> [What to produce] Gather from the material every line that contains the string "spin".

> [Exercise input]
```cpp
int gn_debug_attention(gn_ctx* ctx, int BS, int npad, int cross, float qscale, const float* q, int ldq, const float* k, int ldk,
                       const float* v, int ldv, const int32_t* nkv, float* out, int ldo, void* stream) {
  if (!ctx || !q || !k || !v || !nkv || !out || npad % 128 || BS < 1 || (cross && (BS & 1)))
    return fail(ctx, GN_ERR_ARG, "bad gn_debug_attention argument");
  GN_HIP(hipSetDevice(ctx->device));
  AttnArgs a; a.ovf = nullptr;
  a.q = q; a.ldq = ldq; a.k = k; a.ldk = ldk; a.v = v; a.ldv = ldv; a.out = out; a.ldo = ldo;
  a.nvalid = nkv; a.npad = npad; a.cross = cross; a.qscale = qscale; a.BS = BS;
  a.qb = a.kb = a.vt = nullptr; a.ldqb = a.ldkb = 0; a.outp = nullptr; a.half_fmt = ctx->attn_f16; a.ncu = ctx->ncu;
  const long long cap = (long long)ctx->max_batch * 2 * ctx->npad;
  if (ctx->precision != GN_PREC_F32 && ctx->attn_f16 != 2 && ctx->attn_variant >= 1 && ctx->qkb && ctx->vtb && (long long)BS * npad <= cap) {
    launch_pack_attn_bf16(a, ctx->qkb, ctx->vtb, (hipStream_t)stream);
    a.qb = ctx->qkb; a.kb = ctx->qkb + kDim; a.ldqb = a.ldkb = 2 * kDim; a.vt = ctx->vtb;
    gn::g_attn_variant = ctx->attn_variant;
    gn::g_attn_stamps = (ctx->attn_variant == 73 && ctx->sim) ? reinterpret_cast<long long*>(ctx->sim) : nullptr;
    attn_split(ctx, a);
    launch_attention_bf16_v2(a, (hipStream_t)stream);
  } else {
    attention(ctx, a, (hipStream_t)stream);
  }
  GN_HIP(hipGetLastError());
  return GN_OK;
}

int gn_sp_set_arithmetic(gn_ctx* ctx, int mode) {
  if (!ctx || mode < GN_SP_EXACT_F32 || mode > GN_SP_FP16) return GN_ERR_ARG;
  if (mode != GN_SP_EXACT_F32 && ctx->precision != GN_PREC_F16X2_BF16_ATTN) return fail(ctx, GN_ERR_ARG, "the fp16 SuperPoint arithmetic needs a context of the f16x2 precision");
  ctx->sp_split = mode;
  return GN_OK;
}

static bool retired_variant(int which, int value) {
  switch (which) {
    case 0: return (value >= 51 && value <= 57) || (value >= 61 && value <= 67);
    case 1: return (value >= 41 && value <= 46) || value == 48 || (value >= 51 && value <= 55) || value == 57 || value == 58 ||
                   value == 71 || value == 72 || value >= 1000;
    case 8: return value != 0 && value != 1;
    case 12: return value != 0 && value != 8 && value != 136;
    case 42: return (value & 0xff) != 0;
    default: return false;
  }
}

int gn_debug_set_variant(gn_ctx* ctx, int which, int value) {
  if (!ctx || retired_variant(which, value)) return GN_ERR_ARG;
  if ((which == 1 && value == 73) || (which == 12 && (value & 8)) || (which == 15 && value) || (which == 16 && !value) || (which == 17 && value) || (which == 20 && value)) {
    GN_HIP(hipSetDevice(ctx->device));
    const int rc = ensure_sim(ctx); if (rc != GN_OK) return rc;
  }
  if (which == 0) { gn::g_gemm_variant = value; ctx->gemm_variant = value; }
  else if (which == 1) ctx->attn_variant = value;
  else if (which == 2) ctx->dbg_planes = value;
  else if (which == 3) ctx->no_planes = value;
  else if (which == 4) ctx->stop_after = value;
  else if (which == 5) ctx->planes_mode = (value && ctx->x_p) ? 1 : 0;
  else if (which == 6) ctx->dbg_reuse = value;
  else if (which == 7) ctx->dbg_out = value;
  else if (which == 10) ctx->ffn_fused = value;
  else if (which == 11) ctx->x_planes_only = value;
  else if (which == 8) gn::g_p2_wide = value;
  else if (which == 9) ctx->dbg_vt_skip = value;
  else if (which == 12) gn::g_ffn_stamps = value;
  else if (which == 13) ctx->ffn_fold = value;
  else if (which == 14) gn::g_ffn_shape = value;
  else if (which == 15) ctx->pnp_stamps = value;
  else if (which == 16) ctx->head_fused = value;
  else if (which == 17) ctx->head_stamps = value;
  else if (which == 19) ctx->qkv_fused = value;
  else if (which == 20) ctx->qkv_stamps = value;
  else if (which == 21) ctx->sp_split = value;
  else if (which == 24) gn::g_sp_conv_h = value;
  else if (which == 34) gn::g_sp_conv_s = value;
  else if (which == 36) gn::g_sp_nms_fused = value;
  else if (which == 40) gn::g_sp_select_stream = value;
  else if (which == 41) gn::g_gemm_m64 = value;
  else if (which == 42) gn::g_lf_conv_knob = value;
  else if (which == 43) gn::g_attn_f32_ks = value;
  else if (which == 44) gn::g_gemm_r64 = value;
  else if (which == 46) gn::g_sp_fuse1 = value;
  else if (which == 47) { ctx->fused_proj_pending = value == 0; }
  else if (which == 39) ctx->sp_stop = value;
  else if (which == 35) {
    ctx->sp_ts_layer = value;
    if (value > 0 && ctx->sp_ts == nullptr) { void* q = nullptr; if (hipMalloc(&q, (size_t)8192 * 32 * sizeof(long long)) == hipSuccess) { ctx->sp_ts = (long long*)q; ctx->sp_allocs_dbg = q; } }
    if (ctx->sp_ts != nullptr) hipMemset(ctx->sp_ts, 0, (size_t)8192 * 32 * sizeof(long long));
  }
  else if (which == 23) ctx->attn_split = value;
  else if (which == 25) ctx->dbg_trip_group = value;
  else if (which == 26) ctx->sub_serial = value;
  else if (which == 27) ctx->qkv_products = value == 3 ? 3 : 2;
  else if (which == 28) ctx->ffn_compose = value;
  else if (which == 31) ctx->use_lists = value;
  else if (which == 32) ctx->qkv_in_tail = value ? 1 : 0;
  else if (which == 33) ctx->skinny = value;
  else if (which == 48) ctx->prep_fused = value ? 1 : 0;
  else if (which == 49) ctx->pnp_rounds = value ? 1 : 0;
  else if (which == 29) {
    GN_HIP(hipSetDevice(ctx->device));
    for (int i = 0; i < 8; ++i) if (ctx->sub_s[i]) { hipStreamSynchronize(ctx->sub_s[i]); hipEventDestroy(ctx->ev_join[i]); hipStreamDestroy(ctx->sub_s[i]); ctx->sub_s[i] = nullptr; ctx->ev_join[i] = nullptr; }
    ctx->cu_mask_mode = value;
    if (ctx->n_sub > 1) { const int n = ctx->n_sub; ctx->n_sub = 1; return gn_set_substreams(ctx, n); }
  }
  else return GN_ERR_ARG;
  return GN_OK;
}

int gn_debug_epnp(gn_ctx* ctx, int n, const double* pws, const double* us, double* out, void* stream) {
  if (!ctx || n < 1 || !pws || !us || !out) return GN_ERR_ARG;
  GN_HIP(hipSetDevice(ctx->device));
  launch_epnp_debug(pws, us, out, n, (hipStream_t)stream);
  GN_HIP(hipGetLastError());
  return GN_OK;
}

int gn_debug_lds_dma_probe(gn_ctx* ctx, const float* pattern, unsigned int* out, int blocks, int spin, void* stream) {
  if (!ctx || !pattern || !out || blocks < 1) return GN_ERR_ARG;
  GN_HIP(hipSetDevice(ctx->device));
  launch_lds_dma_probe(pattern, out, blocks, spin, (hipStream_t)stream);
  GN_HIP(hipGetLastError());
  return GN_OK;
}

int gn_debug_mfma_probe(gn_ctx* ctx, int blocks, int iters, void* stream) {
  if (!ctx || blocks < 1 || iters == 0) return GN_ERR_ARG;
  GN_HIP(hipSetDevice(ctx->device));
  launch_mfma_probe(ctx->ls, blocks, iters, (hipStream_t)stream);
  GN_HIP(hipGetLastError());
  return GN_OK;
}

int gn_set_kernel_timing(gn_ctx* ctx, int max_launches) {
  if (!ctx || max_launches < 0) return GN_ERR_ARG;
  hipSetDevice(ctx->device);
  while ((int)ctx->kflops.size() < max_launches) {
    hipEvent_t a, b;
    if (hipEventCreate(&a) != hipSuccess || hipEventCreate(&b) != hipSuccess) return GN_ERR_HIP;
    ctx->kev.push_back(a); ctx->kev.push_back(b); ctx->kflops.push_back(0.0); ctx->kbytes.push_back(0.0); ctx->kclass.push_back(0); ctx->kname.push_back("");
  }
  ctx->ktiming = max_launches > 0;
  ctx->kused = 0;
  return GN_OK;
}

int gn_get_kernel_stats(gn_ctx* ctx, int kernel_class, double* out3) {
  if (!ctx || !out3 || kernel_class < 0 || kernel_class > 1) return GN_ERR_ARG;
  hipSetDevice(ctx->device);
  double ms = 0.0, fl = 0.0, n = 0.0;
  for (size_t i = 0; i < ctx->kused; ++i) {
    if (hipEventSynchronize(ctx->kev[2 * i + 1]) != hipSuccess) return GN_ERR_HIP;
// ... 69 lines not shown
```

### gisnav_amd/csrc/gn_attention_pw.hip

```cpp
#include "gn_common.h"
#include <type_traits>

namespace gn {

namespace {
constexpr int KT = 64;
constexpr float kLog2e = 1.4426950408889634f;
constexpr int kRing = 64 * 64;
constexpr int kSlabPitch = 272;
typedef __attribute__((address_space(3))) void* lptr_t;
typedef unsigned int u32x4 __attribute__((ext_vector_type(4)));
#define GN_PIN() __builtin_amdgcn_sched_barrier(0)

template <bool F16> __device__ __forceinline__ f32x16 mfma16(const bf16x8& x, const bf16x8& y, const f32x16& c) {
  if constexpr (F16) {
    typedef _Float16 f16x8_t __attribute__((ext_vector_type(8)));
    return __builtin_amdgcn_mfma_f32_32x32x16_f16(__builtin_bit_cast(f16x8_t, x), __builtin_bit_cast(f16x8_t, y), c, 0, 0, 0);
  } else {
    return __builtin_amdgcn_mfma_f32_32x32x16_bf16(x, y, c, 0, 0, 0);
  }
}
template <bool F16> __device__ __forceinline__ void mfma_v0(f32x16& s, const bf16x8& x, const bf16x8& y) {
  if constexpr (F16) asm volatile("v_mfma_f32_32x32x16_f16 %0, %1, %2, 0" : "=&v"(s) : "v"(x), "v"(y));
  else asm volatile("v_mfma_f32_32x32x16_bf16 %0, %1, %2, 0" : "=&v"(s) : "v"(x), "v"(y));
}
template <bool F16> __device__ __forceinline__ void mfma_v(f32x16& s, const bf16x8& x, const bf16x8& y) {
  if constexpr (F16) asm volatile("v_mfma_f32_32x32x16_f16 %0, %1, %2, %0" : "+v"(s) : "v"(x), "v"(y));
  else asm volatile("v_mfma_f32_32x32x16_bf16 %0, %1, %2, %0" : "+v"(s) : "v"(x), "v"(y));
}
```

> [Output below]
int gn_debug_lds_dma_probe(gn_ctx* ctx, const float* pattern, unsigned int* out, int blocks, int spin, void* stream) {
  launch_lds_dma_probe(pattern, out, blocks, spin, (hipStream_t)stream);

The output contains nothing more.